= Beginning of Section =
int32_t rs_prep_build(rs_knn *h, const int32_t *d_left, const int32_t *d_right, const double *d_rating,
                      const double *d_left_bias, const double *d_right_bias) {
    cudaStream_t st = h->stream;
    const int64_t nnz = h->nnz;
    const int32_t nl = h->n_left, nr = h->n_right;
    if (nnz >= (1ll << 31)) {
        rs_set_error("nnz %lld exceeds the 2^31-1 entries supported", (long long)nnz);
        return RS_ERR_UNSUPPORTED;
    }
    SortTmp tmp;
    int32_t *idx, *keys_a, *keys_b, *perm_l, *perm_r, *perm_lr, *perm_rl;
    RS_TRY(rs_alloc(h, &idx, nnz));
    RS_TRY(rs_alloc(h, &keys_a, nnz));
    RS_TRY(rs_alloc(h, &keys_b, nnz));
    RS_TRY(rs_alloc(h, &perm_l, nnz));
    RS_TRY(rs_alloc(h, &perm_r, nnz));
    RS_TRY(rs_alloc(h, &perm_lr, nnz));
    RS_TRY(rs_alloc(h, &perm_rl, nnz));
    RS_TRY(rs_alloc(h, &h->d_flags, 16));
    RS_TRY(rs_alloc(h, &h->l_ptr, (size_t)nl + 1));
    RS_TRY(rs_alloc(h, &h->r_ptr, (size_t)nr + 1));
    RS_CUDA(cudaMemsetAsync(h->d_flags, 0, 64, st));

    iota_validate_kernel<<<blocks_for(nnz), T, 0, st>>>(d_left, d_right, d_rating, nnz, nl, nr, idx, h->d_flags);
    h->stream_jc = rs_stream_jc(nl);
    h->prof.total_launches += 1;
    int32_t flags = 0;
    RS_CUDA(cudaMemcpyAsync(&flags, h->d_flags, 4, cudaMemcpyDeviceToHost, st));
    RS_CUDA(cudaStreamSynchronize(st));
    if (flags & FLAG_BAD_ID) {
        rs_set_error("rating rows contain inner ids outside [0,n_left) x [0,n_right)");
        return RS_ERR_INVALID;
    }
    if (flags & FLAG_NAN) {
        rs_set_error("NaN ratings are not supported");
        return RS_ERR_UNSUPPORTED;
    }
    h->rating_class = (flags & FLAG_NOT_INT8) ? RS_CLASS_TABLE : RS_CLASS_INT8;

    const int lb = bits_for(nl), rb = bits_for(nr);
    const bool need_dataset_order = h->rating_class != RS_CLASS_INT8 || h->p.knn_type == RS_KNN_ZSCORE;
    if (need_dataset_order) RS_SORT_PAIRS(d_left, keys_a, idx, perm_l, nnz, lb);
    RS_SORT_PAIRS(d_right, keys_a, idx, perm_r, nnz, rb);
    ptr_from_sorted_kernel<<<blocks_for(nnz + 1), T, 0, st>>>(keys_a, nnz, nr, h->r_ptr);
    triples_kernel<<<148, T, 0, st>>>(h->r_ptr, nr, reinterpret_cast<unsigned long long *>(h->d_flags + 6), h->d_flags + 15);
    gather_keys_kernel<<<blocks_for(nnz), T, 0, st>>>(d_left, perm_r, nnz, keys_a);
    RS_SORT_PAIRS(keys_a, keys_b, perm_r, perm_lr, nnz, lb);
    ptr_from_sorted_kernel<<<blocks_for(nnz + 1), T, 0, st>>>(keys_b, nnz, nl, h->l_ptr);
    incidence_kernel<<<148, T, 0, st>>>(h->l_ptr, nl, h->stream_jc, reinterpret_cast<unsigned long long *>(h->d_flags + 8));
    h->prof.total_launches += 4;
    gather_keys_kernel<<<blocks_for(nnz), T, 0, st>>>(d_right, perm_lr, nnz, keys_a);
    RS_SORT_PAIRS(keys_a, keys_b, perm_lr, perm_rl, nnz, rb);
    h->prof.total_launches += 2;
    if (h->p.sim == RS_SIM_SLOPE_ONE) {
        RS_TRY(rs_alloc(h, &h->rd_col, nnz));
        gather_keys_kernel<<<blocks_for(nnz), T, 0, st>>>(d_left, perm_r, nnz, h->rd_col);
        h->prof.total_launches++;
    }
    h->perm_lr = perm_lr;
    h->perm_rl = perm_rl;
    h->perm_tmp = keys_b;

    RS_TRY(rs_alloc(h, &h->l_col, nnz));
    RS_TRY(rs_alloc(h, &h->l_val, nnz));
    RS_TRY(rs_alloc(h, &h->ld_val, nnz));
    RS_TRY(rs_alloc(h, &h->r_col, nnz));
    RS_TRY(rs_alloc(h, &h->r_val, nnz));
    gather_csr_kernel<<<blocks_for(nnz), T, 0, st>>>(perm_lr, d_right, d_rating, nnz, h->l_col, h->l_val);
    gather_csr_kernel<<<blocks_for(nnz), T, 0, st>>>(perm_rl, d_left, d_rating, nnz, h->r_col, h->r_val);
    dup_check_kernel<<<blocks_for(nnz), T, 0, st>>>(keys_b, h->r_col, nnz, h->d_flags);
    if (need_dataset_order) gather_val_kernel<<<blocks_for(nnz), T, 0, st>>>(perm_l, d_rating, nnz, h->ld_val);
    h->prof.total_launches += need_dataset_order ? 4 : 3;

    if (h->rating_class == RS_CLASS_INT8) {
        RS_TRY(rs_alloc(h, &h->l_code, nnz));
        code_int8_kernel<<<blocks_for(nnz), T, 0, st>>>(h->l_val, nnz, h->l_code);
        h->prof.total_launches += 1;
    }

    RS_TRY(rs_alloc(h, &h->means, (size_t)nl + 1));
    RS_TRY(rs_alloc(h, &h->stddevs, (size_t)nl + 1));
    RS_TRY(rs_alloc(h, &h->pmeans, (size_t)nl + 1));
    const int want_std = h->p.knn_type == RS_KNN_ZSCORE;
    if (h->rating_class == RS_CLASS_INT8) {
        RS_TRY(rs_alloc(h, &h->row_cnt, (size_t)nl + 1));
        RS_TRY(rs_alloc(h, &h->row_sum, (size_t)nl + 1));
        row_isum_kernel<<<blocks_for((int64_t)nl * 32), T, 0, st>>>(h->l_ptr, h->l_code, nl, h->row_cnt, h->row_sum);
        means_from_isum_kernel<<<blocks_for(nl), T, 0, st>>>(h->row_cnt, h->row_sum, nl, h->means, h->pmeans);
        h->prof.total_launches += 2;
    }
    if (h->rating_class != RS_CLASS_INT8 || want_std) {
        row_stats_ordered_kernel<<<blocks_for((int64_t)nl * 32), T, 0, st>>>(
            h->l_ptr, h->ld_val, h->l_val, nl, h->rating_class != RS_CLASS_INT8, want_std, h->means, h->stddevs,
            h->pmeans);
        h->prof.total_launches++;
    }

    if (h->p.sim == RS_SIM_SLOPE_ONE) {
        RS_TRY(rs_alloc(h, &h->right_means, (size_t)nr + 1));
        right_means_kernel<<<blocks_for((int64_t)nr * 32), T, 0, st>>>(h->r_ptr, h->r_val, nr, h->right_means);
        h->prof.total_launches++;
    }
    if (d_left_bias) {
        RS_TRY(rs_alloc(h, &h->left_bias, (size_t)nl + 1));
        RS_CUDA(cudaMemcpyAsync(h->left_bias, d_left_bias, (size_t)nl * 8, cudaMemcpyDeviceToDevice, st));
    }
    if (d_right_bias) {
        RS_TRY(rs_alloc(h, &h->right_bias, (size_t)nr + 1));
        RS_CUDA(cudaMemcpyAsync(h->right_bias, d_right_bias, (size_t)nr * 8, cudaMemcpyDeviceToDevice, st));
    }

    int32_t fl8[16] = {0};
    RS_CUDA(cudaMemcpyAsync(fl8, h->d_flags, 64, cudaMemcpyDeviceToHost, st));
    RS_CUDA(cudaStreamSynchronize(st));
    flags = fl8[0];
    { unsigned long long t; memcpy(&t, fl8 + 6, 8); h->triples = (double)t; }
    h->max_right_len = fl8[15];
    { unsigned long long t[2]; memcpy(t, fl8 + 8, 16); h->inc_upper = (double)t[0]; h->inc_lower = (double)t[1]; }
    h->stream_lower = h->inc_lower < h->inc_upper;
    if (const char *e = getenv("RS_KNN_STREAM_TRI")) h->stream_lower = !strcmp(e, "lower");
    if (flags & FLAG_DUP) {
        rs_set_error("duplicate (left,right) rating pairs are not supported (the reference's merge-join "
                     "double-counts them)");
        return RS_ERR_DUPLICATE;
    }
    RS_CUDA(cudaGetLastError());
    return RS_OK;
}

struct HeavyPred {
    const int64_t *l_ptr;
    int64_t min_len;
    bool negate;
    __host__ __device__ bool operator()(const int32_t &i) const { return ((l_ptr[i + 1] - l_ptr[i]) >= min_len) != negate; }
};

static int32_t split_heavy_rows(rs_knn *h, int32_t *order, int64_t n_rows, bool allow) {
    cudaStream_t st = h->stream;
    int64_t min_len = h->cyc_R > 1 ? 8192 : -1;
    if (const char *e = getenv("RS_KNN_HEAVY_MIN")) min_len = atoll(e);
    h->n_heavy = 0;
    h->row_heavy = nullptr;
    h->row_order = order;
    h->n_work_rows = n_rows;
    if (n_rows <= 0 || !allow || min_len < 0 || h->stream_jc != 256) return RS_OK;
    int32_t *rest, *d_num;
    RS_TRY(rs_alloc(h, &h->row_heavy, (size_t)n_rows));
    RS_TRY(rs_alloc(h, &rest, (size_t)n_rows));
    RS_TRY(rs_alloc(h, &d_num, 4));
    HeavyPred yes{h->l_ptr, min_len, false}, no{h->l_ptr, min_len, true};
    size_t need = 0;
    RS_CUDA(cub::DeviceSelect::If(nullptr, need, order, h->row_heavy, d_num, (int)n_rows, yes, st));
    void *tmp;
    RS_TRY(rs_dev_alloc(h, &tmp, need + 256));
    RS_CUDA(cub::DeviceSelect::If(tmp, need, order, h->row_heavy, d_num, (int)n_rows, yes, st));
    RS_CUDA(cub::DeviceSelect::If(tmp, need, order, rest, d_num + 1, (int)n_rows, no, st));
    int32_t cnt = 0;
    RS_CUDA(cudaMemcpyAsync(&cnt, d_num, 4, cudaMemcpyDeviceToHost, st));
    RS_CUDA(cudaStreamSynchronize(st));
    h->n_heavy = cnt;
    h->row_order = rest;
    h->n_work_rows = n_rows - cnt;
    return RS_OK;
}

constexpr int RS_POP_MAX = 512;

static int32_t split_popular(rs_knn *h, const int32_t *sorted, const int32_t *len_sorted, int32_t *order, int64_t n_rows,
                             int64_t min_len) {
    cudaStream_t st = h->stream;
    int32_t *d_num;
    RS_TRY(rs_alloc(h, &d_num, 4));
    int32_t cap = RS_POP_MAX;
    if (const char *e = getenv("RS_KNN_POP_MAX")) { cap = atoi(e); cap = cap < 2 ? 2 : (cap > 2048 ? 2048 : cap); }
    pop_count_kernel<<<1, 1, 0, st>>>(len_sorted, h->n_left, min_len, cap, d_num);
    int32_t n_pop = 0;
    RS_CUDA(cudaMemcpyAsync(&n_pop, d_num, 4, cudaMemcpyDeviceToHost, st));
    RS_CUDA(cudaStreamSynchronize(st));
    h->prof.total_launches++;
    if (n_pop < 2) return RS_OK;
    const int32_t nr = h->n_right;
    h->n_pop = n_pop;
    h->pop_ld = (n_pop + 31) / 32 * 32;
    h->pop_u8 = h->rating_class == RS_CLASS_INT8;
    RS_TRY(rs_alloc(h, &h->pop_idx, (size_t)h->n_left));
    RS_TRY(rs_alloc(h, &h->pop_items, (size_t)h->pop_ld));
    RS_TRY(rs_alloc(h, &h->pop_blk, ((size_t)h->n_left + 31) / 32 + 1));
    RS_CUDA(cudaMemsetAsync(h->pop_idx, 0xFF, (size_t)h->n_left * 4, st));
    RS_CUDA(cudaMemsetAsync(h->pop_blk, 0, ((size_t)h->n_left + 31) / 32 + 1, st));
    pop_index_kernel<<<blocks_for(h->pop_ld), T, 0, st>>>(sorted, n_pop, h->pop_ld, h->pop_idx, h->pop_items, h->pop_blk);
    const size_t cell = h->pop_u8 ? 1 : 8;
    RS_TRY(rs_dev_alloc(h, &h->pop_dense, (size_t)nr * h->pop_ld * cell));
    RS_CUDA(cudaMemsetAsync(h->pop_dense, h->pop_u8 ? 0 : 0xFF, (size_t)nr * h->pop_ld * cell, st));
    int64_t *w_cnt, *pos;
    RS_TRY(rs_alloc(h, &w_cnt, (size_t)nr + 1));
    RS_TRY(rs_alloc(h, &h->w_ptr, (size_t)nr + 1));
    RS_TRY(rs_alloc(h, &h->w_col, (size_t)h->nnz));
    RS_TRY(rs_alloc(h, &h->w_dev, (size_t)h->nnz));
    RS_TRY(rs_alloc(h, &pos, (size_t)h->nnz));
    if (h->pop_u8)
        pop_scatter_kernel<uint8_t><<<blocks_for(((int64_t)nr + 1) * 32), T, 0, st>>>(
            h->r_ptr, h->r_col, h->r_val, h->r_dev, nr, h->pop_idx, h->pop_ld, static_cast<uint8_t *>(h->pop_dense), w_cnt);
    else
        pop_scatter_kernel<double><<<blocks_for(((int64_t)nr + 1) * 32), T, 0, st>>>(
            h->r_ptr, h->r_col, h->r_val, h->r_dev, nr, h->pop_idx, h->pop_ld, static_cast<double *>(h->pop_dense), w_cnt);
    size_t need = 0;
    RS_CUDA(cub::DeviceScan::ExclusiveSum(nullptr, need, w_cnt, h->w_ptr, nr + 1, st));
    void *tmp;
    RS_TRY(rs_dev_alloc(h, &tmp, need + 256));
    RS_CUDA(cub::DeviceScan::ExclusiveSum(tmp, need, w_cnt, h->w_ptr, nr + 1, st));
    pop_compact_kernel<<<blocks_for((int64_t)nr * 32), T, 0, st>>>(h->r_ptr, h->r_col, h->r_dev, nr, h->pop_idx, h->w_ptr,
                                                                   h->w_col, h->w_dev, pos);
    pop_remap_l2r_kernel<<<blocks_for(h->nnz), T, 0, st>>>(h->l2r, pos, h->nnz);
    h->prof.total_launches += 5;
    h->row_all = order;
    h->n_all_rows = n_rows;
    int32_t *rest;
    RS_TRY(rs_alloc(h, &rest, (size_t)(n_rows > 0 ? n_rows : 1)));
    h->row_order = rest;
    h->n_work_rows = 0;
    if (n_rows > 0) {
        PopLight light{h->pop_idx};
        size_t need2 = 0;
        RS_CUDA(cub::DeviceSelect::If(nullptr, need2, order, rest, d_num, (int)n_rows, light, st));
        void *tmp2;
        RS_TRY(rs_dev_alloc(h, &tmp2, need2 + 256));
        RS_CUDA(cub::DeviceSelect::If(tmp2, need2, order, rest, d_num, (int)n_rows, light, st));
        int32_t cnt = 0;
        RS_CUDA(cudaMemcpyAsync(&cnt, d_num, 4, cudaMemcpyDeviceToHost, st));
        RS_CUDA(cudaStreamSynchronize(st));
        h->n_work_rows = cnt;
    }
    return RS_OK;
}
= End of Section =
▶ Problem to solve
Lines in the material above that contain "nullptr": how many are there? Reply with the number only.

▶ Response for this exercise
4